Dataset items
## Extend fused BN kernels to narrow channels, vectorize patch gather/scatter, rework wgrad reduce

The fused BN/enhance kernels now accept channel counts that are not multiples of 4 (up to 32), using a period-based coefficient mapping and a per-channel fold of the column statistics. Small-channel tensors can then take the fused path instead of a slower fallback. Patch gather/scatter is restructured to one thread per output patch row, with templated vectorized variants for the (3,2,4) and (4,2,4) cases that replace the old per-element index math. The tiny wgrad reduce now uses one workgroup per output element with a wave shuffle reduction instead of 16-wide strided partial sums. The cost is extra complexity in the stats flush and more template instantiations.

```diff
diff --git a/asy-vrnet_amd/csrc/fusion.hip b/asy-vrnet_amd/csrc/fusion.hip
--- a/asy-vrnet_amd/csrc/fusion.hip
+++ b/asy-vrnet_amd/csrc/fusion.hip
@@ -5,14 +5,51 @@
 __device__ __forceinline__ f32x4 ld4(const float* p) { return *reinterpret_cast<const f32x4*>(p); }
 __device__ __forceinline__ float bn_pre(float A, float x, float S, float D) { return __builtin_fmaf(A, x - S, D); }
 
-__device__ __forceinline__ void col_stats_flush(const double (&s1)[4], const double (&s2)[4], int CV, double* partial, double* lds) {
-  const int tid = threadIdx.x;
+constexpr int NARROW_MAX_C = 32;
+__host__ __device__ __forceinline__ int fusion_period(int C) { return (C & 3) == 0 ? C >> 2 : ((C & 1) ? C : C >> 1); }
+__device__ __forceinline__ f32x4 ld_coef(const float* a, int q, int C) {
+  if ((C & 3) == 0) return ld4(a + 4 * q);
+  f32x4 v;
+#pragma unroll
+  for (int j = 0; j < 4; ++j) v[j] = a[(4 * q + j) % C];
+  return v;
+}
+
+__device__ __forceinline__ void col_stats_flush(const double (&s1)[4], const double (&s2)[4], int C, double* partial, double* lds) {
+  const int tid = threadIdx.x, CV = fusion_period(C);
 #pragma unroll
   for (int j = 0; j < 4; ++j) {
     lds[tid * 8 + j] = s1[j];
     lds[tid * 8 + 4 + j] = s2[j];
   }
   __syncthreads();
+  if (C & 3) {
+    __shared__ double part[4 * NARROW_MAX_C * 2];
+    if (tid < 4 * C) {
+      const int c = tid >> 2, j = tid & 3;
+      int q = -1;
+      for (int k = 0, ch = j % C; k < CV; ++k, ch = (ch + 4) % C)
+        if (ch == c) { q = k; break; }
+      double a = 0, b = 0;
+      if (q >= 0) {
+        int t0 = q - (int)(((long)blockIdx.x * 256) % CV);
+        if (t0 < 0) t0 += CV;
+        for (int t = t0; t < 256; t += CV) {
+          a += lds[t * 8 + j];
+          b += lds[t * 8 + 4 + j];
+        }
+      }
+      part[2 * tid] = a;
+      part[2 * tid + 1] = b;
+    }
+    __syncthreads();
+    if (tid < C) {
+      double* o = partial + ((long)blockIdx.x * C + tid) * 2;
+      o[0] = ((part[8 * tid] + part[8 * tid + 2]) + part[8 * tid + 4]) + part[8 * tid + 6];
+      o[1] = ((part[8 * tid + 1] + part[8 * tid + 3]) + part[8 * tid + 5]) + part[8 * tid + 7];
+    }
+    return;
+  }
   if (tid < CV) {
     const int off = (int)(((long)blockIdx.x * 256) % CV);
     int t0 = tid - off;
@@ -60,10 +97,10 @@
                                                       long n4, int C, float* __restrict__ mmpart, double* __restrict__ colpart) {
   __shared__ double lds[RES ? 256 * 8 : 1];
   __shared__ float smn[4], smx[4];
-  const int CV = C >> 2;
-  const long G = (long)gridDim.x * 256, e0 = (long)blockIdx.x * 256 + threadIdx.x;
-  const int c0 = (int)(e0 % CV) * 4;
-  const f32x4 a4 = ld4(A + c0), d4 = ld4(D + c0), s4 = ld4(S + c0);
+  const int CV = fusion_period(C);
+  const long G = (long)gridDim.x * 256, e0 = (long)blockIdx.x * 256 + threadIdx.x;
+  const int q0 = (int)(e0 % CV);
+  const f32x4 a4 = ld_coef(A, q0, C), d4 = ld_coef(D, q0, C), s4 = ld_coef(S, q0, C);
   double s1[4] = {0, 0, 0, 0}, s2[4] = {0, 0, 0, 0};
   float mn = INFINITY, mx = -INFINITY;
   for (long e = e0; e < n4; e += G) {
@@ -86,7 +123,7 @@
     *reinterpret_cast<f32x4*>(out + 4 * e) = o;
   }
   if (RES) {
-    col_stats_flush(s1, s2, CV, colpart, lds);
+    col_stats_flush(s1, s2, C, colpart, lds);
   } else {
 #pragma unroll
     for (int o = 32; o > 0; o >>= 1) {
@@ -113,7 +150,6 @@
   minmax_fold(mmpart, nmm, smn, smx, mn, mx);
   if (blockIdx.x == 0 && threadIdx.x == 0) { mm[0] = mn; mm[1] = mx; }
   const float dst = mx - mn;
-  const int CV = C >> 2;
   const long G = (long)gridDim.x * 256, e0 = (long)blockIdx.x * 256 + threadIdx.x;
   double s1[4] = {0, 0, 0, 0}, s2[4] = {0, 0, 0, 0};
   for (long e = e0; e < n4; e += G) {
@@ -127,17 +163,17 @@
     }
     *reinterpret_cast<f32x4*>(t + 4 * e) = o;
   }
-  col_stats_flush(s1, s2, CV, colpart, lds);
+  col_stats_flush(s1, s2, C, colpart, lds);
 }
 
 __global__ __launch_bounds__(256) void bn_bwd_enhance_kernel(const float* g, const float* t, const float* A, const float* E,
                                                              const float* D, const float* S, const float* x, const float* p,
                                                              const float* mm, float* dt, long n4, int C, double* sums4) {
   __shared__ double red[4][4];
-  const int CV = C >> 2;
-  const long G = (long)gridDim.x * 256, e0 = (long)blockIdx.x * 256 + threadIdx.x;
-  const int c0 = (int)(e0 % CV) * 4;
-  const f32x4 a4 = ld4(A + c0), e4 = ld4(E + c0), d4 = ld4(D + c0), s4 = ld4(S + c0);
+  const int CV = fusion_period(C);
+  const long G = (long)gridDim.x * 256, e0 = (long)blockIdx.x * 256 + threadIdx.x;
+  const int q0 = (int)(e0 % CV);
+  const f32x4 a4 = ld_coef(A, q0, C), e4 = ld_coef(E, q0, C), d4 = ld_coef(D, q0, C), s4 = ld_coef(S, q0, C);
   const float mn = mm[0], mx = mm[1];
   double s[4] = {0, 0, 0, 0};
   for (long e = e0; e < n4; e += G) {
@@ -193,10 +229,10 @@
   const float gmn = (float)((-sums[0] / dstd + sums[1] / (dstd * dstd)) / sums[2]);
   const float gmx = (float)((-sums[1] / (dstd * dstd)) / sums[3]);
   const float fd = (float)dstd;
-  const int CV = C >> 2;
-  const long G = (long)gridDim.x * 256, e0 = (long)blockIdx.x * 256 + threadIdx.x;
-  const int c0 = (int)(e0 % CV) * 4;
-  const f32x4 a4 = ld4(fA + c0), d4 = ld4(fD + c0), s4 = ld4(fS + c0);
+  const int CV = fusion_period(C);
+  const long G = (long)gridDim.x * 256, e0 = (long)blockIdx.x * 256 + threadIdx.x;
+  const int q0 = (int)(e0 % CV);
+  const f32x4 a4 = ld_coef(fA, q0, C), d4 = ld_coef(fD, q0, C), s4 = ld_coef(fS, q0, C);
   double s1[4] = {0, 0, 0, 0}, s2[4] = {0, 0, 0, 0};
   for (long e = e0; e < n4; e += G) {
     const f32x4 gv = ld4(dt + 4 * e), xv = ld4(x + 4 * e), pv = ld4(p + 4 * e), zv = ld4(z + 4 * e);
@@ -218,7 +254,7 @@
     *reinterpret_cast<f32x4*>(dx + 4 * e) = ox;
     *reinterpret_cast<f32x4*>(dp + 4 * e) = op;
   }
-  col_stats_flush(s1, s2, CV, colpart, lds);
+  col_stats_flush(s1, s2, C, colpart, lds);
 }
 
 __global__ __launch_bounds__(256) void bn_bwd_next_stats_kernel(const float* __restrict__ g, const float* __restrict__ sx,
@@ -228,11 +264,11 @@
                                                                 const float* __restrict__ fD, const float* __restrict__ fS,
                                                                 float* __restrict__ ds, long n4, int C, double* __restrict__ colpart) {
   __shared__ double lds[256 * 8];
-  const int CV = C >> 2;
-  const long G = (long)gridDim.x * 256, e0 = (long)blockIdx.x * 256 + threadIdx.x;
-  const int c0 = (int)(e0 % CV) * 4;
-  const f32x4 a4 = ld4(A + c0), e4 = ld4(E + c0), d4 = ld4(D + c0), s4 = ld4(S + c0);
-  const f32x4 fa4 = ld4(fA + c0), fd4 = ld4(fD + c0), fs4 = ld4(fS + c0);
+  const int CV = fusion_period(C);
+  const long G = (long)gridDim.x * 256, e0 = (long)blockIdx.x * 256 + threadIdx.x;
+  const int q0 = (int)(e0 % CV);
+  const f32x4 a4 = ld_coef(A, q0, C), e4 = ld_coef(E, q0, C), d4 = ld_coef(D, q0, C), s4 = ld_coef(S, q0, C);
+  const f32x4 fa4 = ld_coef(fA, q0, C), fd4 = ld_coef(fD, q0, C), fs4 = ld_coef(fS, q0, C);
   double s1[4] = {0, 0, 0, 0}, s2[4] = {0, 0, 0, 0};
   for (long e = e0; e < n4; e += G) {
     const f32x4 gv = ld4(g + 4 * e), xv = ld4(sx + 4 * e), zv = ld4(z + 4 * e);
@@ -249,7 +285,7 @@
     }
     *reinterpret_cast<f32x4*>(ds + 4 * e) = o;
   }
-  col_stats_flush(s1, s2, CV, colpart, lds);
+  col_stats_flush(s1, s2, C, colpart, lds);
 }
 
 int fusion_grid(long n4, int CV, long cap = 4096) {
@@ -262,7 +298,10 @@
   nb = vr_cdiv(nb, m) * m;
   return (int)nb;
 }
-bool fusion_ok(long n, int C) { return C % 4 == 0 && C >= 4 && C <= 1024 && n % C == 0 && n / 4 < (1L << 40); }
+bool fusion_ok(long n, int C) {
+  const bool width = C % 4 == 0 ? (C >= 4 && C <= 1024) : (C >= 1 && C <= NARROW_MAX_C && n % 4 == 0);
+  return width && n % C == 0 && n / 4 < (1L << 40);
+}
 #define FUSION_ALIGNED(...)                                                        \
   [&] {                                                                            \
     const void* ps_[] = {__VA_ARGS__};                                             \
@@ -273,14 +312,14 @@
 
 }
 
-extern "C" int vrnet_fusion_chunks(long n, int C) { return fusion_ok(n, C) ? fusion_grid(n / 4, C / 4) : 0; }
-extern "C" int vrnet_fusion_fold_chunks(long n, int C) { return fusion_ok(n, C) ? fusion_grid(n / 4, C / 4, 1024) : 0; }
+extern "C" int vrnet_fusion_chunks(long n, int C) { return fusion_ok(n, C) ? fusion_grid(n / 4, fusion_period(C)) : 0; }
+extern "C" int vrnet_fusion_fold_chunks(long n, int C) { return fusion_ok(n, C) ? fusion_grid(n / 4, fusion_period(C), 1024) : 0; }
 
 extern "C" int vrnet_bn_relu_minmax_f32(const float* z, const float* A, const float* D, const float* S, float* p, long n, int C,
                                         float* mmpart, void* stream) {
   VR_CHECK_ARG(z && A && D && S && p && mmpart && fusion_ok(n, C) && FUSION_ALIGNED(z, A, D, S, p), "bn_relu_minmax: bad arguments");
   if (vr_ablated("affine")) return VR_OK;
-  hipLaunchKernelGGL((bn_relu_kernel<false>), dim3(fusion_grid(n / 4, C / 4, 1024)), dim3(256), 0, vr_stream(stream), z, A, D, S,
+  hipLaunchKernelGGL((bn_relu_kernel<false>), dim3(fusion_grid(n / 4, fusion_period(C), 1024)), dim3(256), 0, vr_stream(stream), z, A, D, S,
                      (const float*)nullptr, p, n / 4, C, mmpart, (double*)nullptr);
   VR_LAUNCH_CHECK("bn_relu_minmax");
   return VR_OK;
@@ -291,7 +330,7 @@
   VR_CHECK_ARG(z && A && D && S && res && s && colpart && fusion_ok(n, C) && FUSION_ALIGNED(z, A, D, S, res, s),
                "bn_relu_res_stats: bad arguments");
   if (vr_ablated("affine")) return VR_OK;
-  hipLaunchKernelGGL((bn_relu_kernel<true>), dim3(fusion_grid(n / 4, C / 4)), dim3(256), 0, vr_stream(stream), z, A, D, S, res, s,
+  hipLaunchKernelGGL((bn_relu_kernel<true>), dim3(fusion_grid(n / 4, fusion_period(C))), dim3(256), 0, vr_stream(stream), z, A, D, S, res, s,
                      n / 4, C, (float*)nullptr, colpart);
   VR_LAUNCH_CHECK("bn_relu_res_stats");
   return VR_OK;
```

### WORK ORDER
Search the records above for the string "scatter". Report each line that has it.

### ANSWER BELOW
## Extend fused BN kernels to narrow channels, vectorize patch gather/scatter, rework wgrad reduce
The fused BN/enhance kernels now accept channel counts that are not multiples of 4 (up to 32), using a period-based coefficient mapping and a per-channel fold of the column statistics. Small-channel tensors can then take the fused path instead of a slower fallback. Patch gather/scatter is restructured to one thread per output patch row, with templated vectorized variants for the (3,2,4) and (4,2,4) cases that replace the old per-element index math. The tiny wgrad reduce now uses one workgroup per output element with a wave shuffle reduction instead of 16-wide strided partial sums. The cost is extra complexity in the stats flush and more template instantiations.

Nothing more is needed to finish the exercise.